The second has more to do with not knowing what to do or what a life here in the desert can consist of than anything else. Is life merely a collection and different flavors of distraction?

6.808. 808 State of Mind

Not much going on, so not much to really say on a Sunday night where I am about to roll into a spring break. Honestly, the most interesting thing going on is looking at the movies that are nominated for Oscars so I am better informed about the films that may win. Outside of that… nothing. Not Madden, which turned out to be more of the same basic stuff with different players and, of course, both fun and irritating as a person who plays. Tomorrow I intend to give Elden Ring a shot, tho I don’t know if I want to put too much effort into the affair. A few hours doesn’t seem to be enough yet a few hours is all I have to give.

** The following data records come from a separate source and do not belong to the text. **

int launch_inproj_tc(const Plan& p, void* ws, long long rows, cudaStream_t st, float* gi) {
    const long long m_tiles = (rows + wg::kT2BM - 1) / wg::kT2BM;
    if (m_tiles < 1) return WG_OK;
    const wg::Tc2Shape& t = p.tc2;
    WG_CUDA(cudaFuncSetAttribute(wg::inproj_tc2_kernel, cudaFuncAttributeMaxDynamicSharedMemorySize,
                                 (int)t.smem_bytes));
    const long long tiles = m_tiles * t.n_nt;
    const unsigned grid = (unsigned)(tiles < wg::kNumSMs ? tiles : wg::kNumSMs);
    wg::inproj_tc2_kernel<<<grid, wg::kT2Threads, t.smem_bytes, st>>>(
        ws_ptr<float>(ws, p.off_u), ws_ptr<__half>(ws, p.off_wp), ws_ptr<float>(ws, p.off_bias), gi, rows, p.IP,
        t.KP, p.GP, t.n_nt, t.N_each, t.stages);
    WG_CUDA(cudaGetLastError());
    return WG_OK;
}

int launch_inproj(const Plan& p, void* ws, long long rows, cudaStream_t st, float* gi) {
    if (p.tc) return launch_inproj_tc(p, ws, rows, st, gi);
    const long long m_tiles = (rows + wg::kIpBM - 1) / wg::kIpBM;
    const int n_tiles = p.NPB / wg::kIpBN;
    const long long grid = m_tiles * n_tiles;
    if (grid < 1) return WG_OK;
    WG_CUDA(cudaFuncSetAttribute(wg::inproj_kernel, cudaFuncAttributeMaxDynamicSharedMemorySize,
                                 wg::kIpSmemBytes));
    wg::inproj_kernel<<<(unsigned)grid, wg::kIpThreads, wg::kIpSmemBytes, st>>>(
        ws_ptr<float>(ws, p.off_u), ws_ptr<float>(ws, p.off_wp), ws_ptr<float>(ws, p.off_bias), gi, rows, p.IP, p.GP,
        n_tiles);
    WG_CUDA(cudaGetLastError());
    return WG_OK;
}


int launch_recur_wide(const Plan& p, void* ws, float* out, long long Bc, cudaStream_t st, const long long* row0) {
    auto kern = row0 ? wg::gru_recur_kernel<true> : wg::gru_recur_kernel<false>;
    WG_CUDA(cudaFuncSetAttribute(kern, cudaFuncAttributeMaxDynamicSharedMemorySize, (int)p.rc_smem));
    const long long grid = (Bc + wg::kRcBT - 1) / wg::kRcBT;
    if (grid < 1) return WG_OK;
    kern<<<(unsigned)grid, wg::kRcWarps * 32, p.rc_smem, st>>>(ws_ptr<float>(ws, p.off_gi), ws_ptr<float>(ws, p.off_wht),
                                                              ws_ptr<float>(ws, p.off_bhn), out, Bc, p.T, p.H, p.GP,
                                                              p.KP, p.NPR, row0 ? 0 : p.rc_ts, row0);
    WG_CUDA(cudaGetLastError());
    return WG_OK;
}

int recur_u_pick_r(long long Bc, int ngrp) {
    int best = wg::kRuMaxR;
    long long best_cost = -1;
    for (int r = wg::kRuMaxR; r >= wg::kRuMinR; --r) {
        const long long ctas = (Bc + (long long)ngrp * r - 1) / ((long long)ngrp * r);
        const long long waves = (ctas + wg::kNumSMs - 1) / wg::kNumSMs;
        const long long cost = waves * (r + 1);
        if (best_cost < 0 || cost < best_cost) { best_cost = cost; best = r; }
    }
    return best;
}

using RegwKernel = decltype(&wg::gru_recur_regw_kernel<false, 1, 24>);
template <bool SAVE, int KPT, bool WIN = false>
RegwKernel regw_kernel(int nb) {
    const RegwKernel k[4] = {wg::gru_recur_regw_kernel<SAVE, 1, KPT, WIN>, wg::gru_recur_regw_kernel<SAVE, 2, KPT, WIN>,
                             wg::gru_recur_regw_kernel<SAVE, 3, KPT, WIN>, wg::gru_recur_regw_kernel<SAVE, 4, KPT, WIN>};
    return k[nb - 1];
}
int launch_recur_regw(const Plan& p, void* ws, float* out, long long Bc, int nb, cudaStream_t st, float* gsave,
                      int ldsave, const long long* row0) {
    if (Bc < 1) return WG_OK;
    const RegwKernel kern =
        row0    ? (p.KP == 104 ? regw_kernel<false, 104, true>(nb) : regw_kernel<false, 24, true>(nb))
        : gsave ? (p.KP == 104 ? regw_kernel<true, 104>(nb) : regw_kernel<true, 24>(nb))
                : (p.KP == 104 ? regw_kernel<false, 104>(nb) : regw_kernel<false, 24>(nb));
    const size_t smem = wg::recur_regw_smem_floats(p.KP, p.NPR, p.GP) * 4;
    WG_CUDA(cudaFuncSetAttribute(kern, cudaFuncAttributeMaxDynamicSharedMemorySize, (int)smem));
    const long long grid = (Bc + wg::kRsBT - 1) / wg::kRsBT;
    kern<<<(unsigned)grid, wg::kRwThreads, smem, st>>>(ws_ptr<float>(ws, p.off_gi), ws_ptr<float>(ws, p.off_wht),
                                                      ws_ptr<float>(ws, p.off_bhn), out, Bc, p.T, p.H, p.GP, p.NPR,
                                                      gsave, ldsave, row0);
    WG_CUDA(cudaGetLastError());
    return WG_OK;
}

In the wonderful world of writing, I am not. At least not so much right now. I need to get back to the flow of this particular story that has me all locked up. It is a good one, and one I think I can get published through Amazon or elsewhere. Not sure where to go with it, but I want it to get done before I start stirring the publication pot.

So, yeah. That’s all that is going on. Another simple sunday.

Some Thoughts:

  1. My partner believes I have a problem with proximity to things I used to be completely dedicated to. Youth Football, for example, used to be a huge portion of my life. Train kids all week for a Saturday showdown. Well, I’m done with all of it and I cannot help myself but wandering back to see how people are doing and what teams are doing. I’m done. Really really done. However, I need to steer clear of what has easily become an addiction and an addictive routine. Step 1: Delete instagram.
  2. Yep, that is all I got.

6.808. Saturdays Madden Days

Not a lot happening in the world right now that I feel capable of discussing, so I will talk a little Madden. Here’s what’s been going on: After five or so seasons of the Madden family league, my eldest quit. The others didn’t exactly follow suit, but it quickly became clear that they wanted a fresh start and wanted him back in. Today we drafted a Legends league, and I must say the situation looks to be interesting. I drafted line first and then went out and grabbed three RBs: Jim Brown, Gayle Sayers, and Bo Jackson. This gives me the chance to put one at FB (since I failed to draft a TE for the spot) and have a devastating backfield compliment in which Brown runs as FB and I can shuttle the other two for speed and power. I got a few speedy WR to compliment them, so I can run my offense. My defense is a situation in terms of stopping the run though. I have amazingly fast MLBs but nothing of value on the outside. This is a no-trade league, so that puts me in a position to ONLY build through draft and free agency and, well, coaching.

So, why did I draft that way? I don’t know. I felt like if I had an all-star o-line I would be in position to run the ball really well. All but 1 lineman is 90+ rating. None have abilities, but I suspect the breakouts are coming eventually. My LT is 99 rating and my C is 98 which should help with stopping the main glitchy pass rushes my kids lean on. Outside of that I have Darell Green and Deion Sanders at CB, so I suspect they’ll be able to lock up a lot of Wrs in coverage–especially when tasked with playing man to man. I usually run a ton of zone, but I’m working on changing that scheme to one that better fits what my kids run and what my players can do. Like I said, my front end is not very good, but the back end can definitely hold it down.

Some Thoughts:

  1. What a life when you can sit and blog about Madden for 10 minutes like that is the biggest thing happening that day.

6.807.

To hear it from every right-wing news outlet in the world, Kamala Harris is already a failure–a laughing idiot who degrades the American position-ad Biden is flat out weak. This is a constant narrative. This is how republicans will, inevitably, regain the presidency and do so in the form of Trump most likely. The narrative is the most important thing. The truth is irrelevant.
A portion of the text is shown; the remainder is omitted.